Arnd Wiegmann / Reuters, file

Employees place almonds on pralines Swiss chocolate producer Lindt & Spruengli's plant in Kilchberg in this April 10, 2008 file photo. The Travail.Suisse union said the referendum on the proposal to increase employees' annual minimum paid vacation entitlement had taken place at a bad time because of serious economic concerns surrounding the euro zone crisis.

Swiss voters rejected a proposal to increase employees' annual minimum paid vacation entitlement to six from four weeks on Sunday after firms warned it might hurt competitiveness and threaten jobs.

The initiative was put forward by trade union Travail.Suisse, which argued that four weeks' vacation was insufficient because the pressure of work had increased so much in recent decades, causing rising stress and health problems.


But Swiss television said initial figures showed the proposal had been rejected by a clear 67 percent of voters.

Referendums are central to Switzerland's political system of direct democracy, and have been held on topics ranging from health insurance to smoking bans.

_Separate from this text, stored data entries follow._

struct Plan {
    VsrBasicVSRDesc d = {};
    int C = 64, CO = 64;
    bool sb = false;
    bool bwd = false, flowgrad = false;
    bool diet = false;
    int rb = 0, n = 0, t = 0, h = 0, w = 0, dtype = VSR_F32;
    int scale = 4, ups = 2;
    bool unsh = false;
    size_t es = 4;
    size_t px1 = 0;
    size_t s_elems = 0;
    size_t stem_w[2] = {}, stem_wd[2] = {}, stem_b[2] = {};
    std::vector<size_t> blk_w[2], blk_wd[2], blk_b[2];
    size_t point_w = 0, point_wd = 0, point_b = 0;
    size_t up_w[2] = {}, up_wd[2] = {}, up_b[2] = {};
    size_t last0_w = 0, last0_wd = 0, last0_b = 0, last2_w = 0, last2_wd = 0, last2_b = 0;
    SpyPlan spy;
    size_t flows = 0;
// ... 243 lines not shown
              chain_off(p.blk_w[dir][2 * b]), chain_off(p.blk_b[dir][2 * b]), CHAIN_RELU};
        ChainLayer& l2 = a.layer[2 * b + 1];
        l2 = {chain_off(p.aoff(dir, i, b)), chain_off(p.xoff(dir, i, b + 1)), chain_off(p.xoff(dir, i, b)), 0xffffffffu, 0xffffffffu,
              chain_off(p.blk_w[dir][2 * b + 1]), chain_off(p.blk_b[dir][2 * b + 1]), CHAIN_SKIP};
    }
    return chain_launch(a, c.st);
}
int trunk_chain_backward(const Ctx& c, const Plan& p, int dir, int i) {
    ChainArgs a = {};
    a.base = c.ws; a.sync = (unsigned*)c.at(p.chain_sync[dir]); a.N = p.n; a.H = p.h; a.W = p.w;
    int L = 0;
    for (int b = p.rb - 1; b >= 0; --b) {
        a.layer[L++] = {chain_off(p.dxoff(dir, i, b + 1)), chain_off(p.g1off(dir, i, b)), 0xffffffffu, chain_off(p.sboff(dir, i, b)), 0xffffffffu,
                        chain_off(p.blk_wd[dir][2 * b + 1]), 0xffffffffu, CHAIN_MASK};
        if (b > 0)
            a.layer[L++] = {chain_off(p.g1off(dir, i, b)), chain_off(p.dxoff(dir, i, b)), chain_off(p.dxoff(dir, i, b + 1)), 0xffffffffu, 0xffffffffu,
                            chain_off(p.blk_wd[dir][2 * b]), 0xffffffffu, CHAIN_SKIP};
    }
    a.nlayers = L;
    return chain_launch(a, c.st);
}

int trunk_forward(const Ctx& c, const Plan& p, int dir, int i, const void* warped, const float* lrs) {
    const int n = p.n, h = p.h, w = p.w, rb = p.rb;
    void* x = p.bwd ? c.at(p.xoff(dir, i, 0)) : c.at(p.feat[dir][i]);
    {
        CK(c.stem(true, warped, lrs + (size_t)i * 3 * h * w, (long long)p.t * 3 * h * w, c.at(p.stem_w[dir]), c.fat(p.stem_b[dir]), x, ACT_LEAKY, 0.f, n, h, w));
        if (p.sb) CK(vsr_launch_sign_bits_c64(x, c.at(p.SBX0[dir][i]), n, h, w, c.st));
    }
    if (chain_on(p)) return trunk_chain_forward(c, p, dir, i);
    for (int b = 0; b < rb; ++b) {
        void* act = p.bwd ? c.at(p.aoff(dir, i, b)) : c.at(p.scratchA[dir]);
        void* xn = p.bwd ? c.at(p.xoff(dir, i, b + 1)) : x;
        CK(c.conv(3, x, c.at(p.blk_w[dir][2 * b]), c.fat(p.blk_b[dir][2 * b]), act, ACT_RELU, nullptr, nullptr, 0, n, h, w,
                    p.sb ? c.at(p.sboff(dir, i, b)) : nullptr));
        CK(c.conv(3, act, c.at(p.blk_w[dir][2 * b + 1]), c.fat(p.blk_b[dir][2 * b + 1]), xn, ACT_NONE, x, nullptr, 0, n, h, w));
        x = xn;
    }
    return VSR_OK;
}
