template <int G, bool CAMTAB>
__global__ void __launch_bounds__(PT_THREADS) ba_backsub_z_kernel(BAView v, double inv_radius, const double* __restrict__ y_cf, const double* cand_cf,
                                                                  const CamDerived* camd_c, double* pts_c, double* __restrict__ post) {
    extern __shared__ __align__(16) double camtab[];
    const LMX x = lm_x(v);
    if (!x.run) return;
    if (v.st) { const int nxt = v.st->cur ^ 1; cand_cf = v.cf2[nxt]; camd_c = v.camd2[nxt]; pts_c = v.pts2[nxt]; inv_radius = 1.0 / v.st->radius; }
    const int lane = threadIdx.x & 31, warp = threadIdx.x >> 5, gl = lane % G;
    const unsigned gmask = G == 32 ? 0xffffffffu : (((1u << G) - 1u) << ((lane / G) * G));
    constexpr int GB = PT_THREADS / G;
    const double yf = y_cf[6 * v.nc], fc = cand_cf[6 * v.nc];
    if (CAMTAB) {
        for (int i = threadIdx.x; i < v.nc * 18; i += PT_THREADS) {
            const int c = i / 18, q = i - 18 * c;
            camtab[i] = q < 12 ? reinterpret_cast<const double*>(camd_c + c)[q] : y_cf[6 * c + q - 12];
        }
        __syncthreads();
    }
    double acc_cc = 0, acc_m = 0, acc_dn = 0, acc_cn = 0;
    constexpr int GW = 32 / G;
    __shared__ __align__(16) double zstage[PT_THREADS / 32][32 * 18];
    const int np_round = (v.np + GB - 1) / GB * GB;
    int o0_next = 0, k_next = 0;
    { const int pn = blockIdx.x * GB + threadIdx.x / G; if (pn < v.np) { o0_next = v.pt_off[pn]; k_next = v.pt_off[pn + 1] - o0_next; } }
    for (int p0 = blockIdx.x * GB; p0 < np_round; p0 += gridDim.x * GB) {
        const int p = p0 + threadIdx.x / G;
        const bool active = p < v.np;
        const int o0 = o0_next, k = k_next;
        {
            const int pn = p + gridDim.x * GB;
            o0_next = 0; k_next = 0;
            if (pn < v.np) {
                o0_next = v.pt_off[pn]; k_next = v.pt_off[pn + 1] - o0_next;
                if (gl < k_next) {
                    const char* zr = reinterpret_cast<const char*>(v.Zbuf + (size_t)(o0_next + gl) * 18);
                    asm volatile("prefetch.global.L2 [%0];" :: "l"(zr)); asm volatile("prefetch.global.L2 [%0];" :: "l"(zr + 128));
                }
                if (gl == 0) {
                    asm volatile("prefetch.global.L2 [%0];" :: "l"(v.obs_cam + o0_next)); asm volatile("prefetch.global.L2 [%0];" :: "l"(v.obs_xy + o0_next));
                    asm volatile("prefetch.global.L2 [%0];" :: "l"(x.pts + 3 * (size_t)pn)); asm volatile("prefetch.global.L2 [%0];" :: "l"(v.scale_pt + 3 * (size_t)pn));
                    const char* pbn = reinterpret_cast<const char*>(v.ptblk + (size_t)pn * PTB);
                    asm volatile("prefetch.global.L2 [%0];" :: "l"(pbn)); asm volatile("prefetch.global.L2 [%0];" :: "l"(pbn + 128));
                }
            }
        }
        const bool stage = v.maxk <= G;
        int o_first = 0;
        if (stage) {
            o_first = __shfl_sync(0xffffffffu, o0, 0);
            const int o_end = (int)__reduce_max_sync(0xffffffffu, (unsigned)(o0 + k));
            __syncwarp();
            const double2* in = reinterpret_cast<const double2*>(v.Zbuf + (size_t)o_first * 18);
            double2* dstz = reinterpret_cast<double2*>(zstage[warp]);
            for (int i = lane; i < (o_end - o_first) * 9; i += 32) dstz[i] = in[i];
            __syncwarp();
        }
        double t[3] = {0, 0, 0};
        for (int j = gl; j < k; j += G) {
            const int o = o0 + j, c = v.obs_cam[o];
            const double2* z = stage ? reinterpret_cast<const double2*>(zstage[warp] + (size_t)(o - o_first) * 18)
                                     : reinterpret_cast<const double2*>(v.Zbuf + (size_t)o * 18);
#pragma unroll
            for (int a = 0; a < 6; a += 2) {
                const double2 z0 = z[a / 2 * 3], z1 = z[a / 2 * 3 + 1], z2 = z[a / 2 * 3 + 2];
                const double ya = CAMTAB ? camtab[18 * c + 12 + a] : y_cf[6 * c + a], yb = CAMTAB ? camtab[18 * c + 13 + a] : y_cf[6 * c + a + 1];
                t[0] += z0.x * ya + z1.y * yb; t[1] += z0.y * ya + z2.x * yb; t[2] += z1.x * ya + z2.y * yb;
            }
        }
#pragma unroll
        for (int a = 0; a < 3; ++a) t[a] = group_sum<G>(t[a], gmask);
        if (!active) continue;
        const double X[3] = {x.pts[3 * p], x.pts[3 * p + 1], x.pts[3 * p + 2]};
        const double sp[3] = {v.scale_pt[3 * p], v.scale_pt[3 * p + 1], v.scale_pt[3 * p + 2]};
        const double* pb = v.ptblk + (size_t)p * PTB;
        const double M[6] = {pb[0], pb[1], pb[2], pb[3], pb[4], pb[5]};
        const double u0 = pb[6] - t[0] - pb[9] * yf, u1 = pb[7] - t[1] - pb[10] * yf, u2 = pb[8] - t[2] - pb[11] * yf;
        const double yp[3] = {M[0] * u0 + M[1] * u1 + M[3] * u2, M[2] * u1 + M[4] * u2, M[5] * u2};
        const double Xc[3] = {X[0] - yp[0] * sp[0], X[1] - yp[1] * sp[1], X[2] - yp[2] * sp[2]};
        if (gl == 0) {
            pts_c[3 * p] = Xc[0]; pts_c[3 * p + 1] = Xc[1]; pts_c[3 * p + 2] = Xc[2];
            const double d0 = X[0] - Xc[0], d1 = X[1] - Xc[1], d2 = X[2] - Xc[2];
            acc_dn += d0 * d0 + d1 * d1 + d2 * d2;
            acc_cn += Xc[0] * Xc[0] + Xc[1] * Xc[1] + Xc[2] * Xc[2];
#pragma unroll
            for (int a = 0; a < 3; ++a) acc_m -= 0.5 * yp[a] * (pb[12 + a] + clampd(pb[15 + a], v.min_diag, v.max_diag) * inv_radius * yp[a]);
        }
        for (int j = gl; j < k; j += G) {
            const int o = o0 + j, c = v.obs_cam[o];
            const float2 xy = v.obs_xy[o];
            double rc[2];
            if (CAMTAB) {
                const double* ct = camtab + 18 * c;
                const double p0 = ct[0] * Xc[0] + ct[1] * Xc[1] + ct[2] * Xc[2] + ct[9];
                const double p1 = ct[3] * Xc[0] + ct[4] * Xc[1] + ct[5] * Xc[2] + ct[10];
                const double p2 = ct[6] * Xc[0] + ct[7] * Xc[1] + ct[8] * Xc[2] + ct[11];
                const double iz = 1.0 / p2;
                rc[0] = fc * (p0 * iz) - (double)xy.x; rc[1] = fc * (p1 * iz) - (double)xy.y;
            } else obs_residual(camd_c[c], Xc, fc, (double)xy.x, (double)xy.y, rc);
            acc_cc += rc[0] * rc[0] + rc[1] * rc[1];
        }
    }
    __shared__ double sred[PT_THREADS / 32][4];
    const double c0 = warp_sum(acc_cc), c1 = warp_sum(acc_m), c2 = warp_sum(acc_dn), c3 = warp_sum(acc_cn);
    if (lane == 0) { sred[warp][0] = c0; sred[warp][1] = c1; sred[warp][2] = c2; sred[warp][3] = c3; }
    __syncthreads();
    double t[4] = {0, 0, 0, 0};
    if (threadIdx.x == 0) for (int w = 0; w < PT_THREADS / 32; ++w) { t[0] += sred[w][0]; t[1] += sred[w][1]; t[2] += sred[w][2]; t[3] += sred[w][3]; }
    double tot[4];
    if (last_block_sum4(v.part4, v.counters + 1, t, tot) && threadIdx.x == 0) { post[0] = tot[0]; post[1] = tot[1]; post[2] = tot[2]; post[3] = tot[3]; }
}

In a separate referendum Sunday, people in Zurich voted for the creation of “sex boxes” -- places where prostitutes can work -- while Geneva residents agreed to restrict street protests, BBC News reported.

The “sex boxes” -- as they have been nicknamed by local people -- are parking spaces with walls between them where sex workers can operate away from suburban areas, according to the BBC.

The Swiss have a reputation in Europe for being efficient and hard-working, a trait that has helped the country attract international companies and do well in competitiveness rankings.

'Fear-mongering campaign'
The Travail.Suisse union said the referendum had taken place at a bad time because of serious economic concerns surrounding the euro zone crisis.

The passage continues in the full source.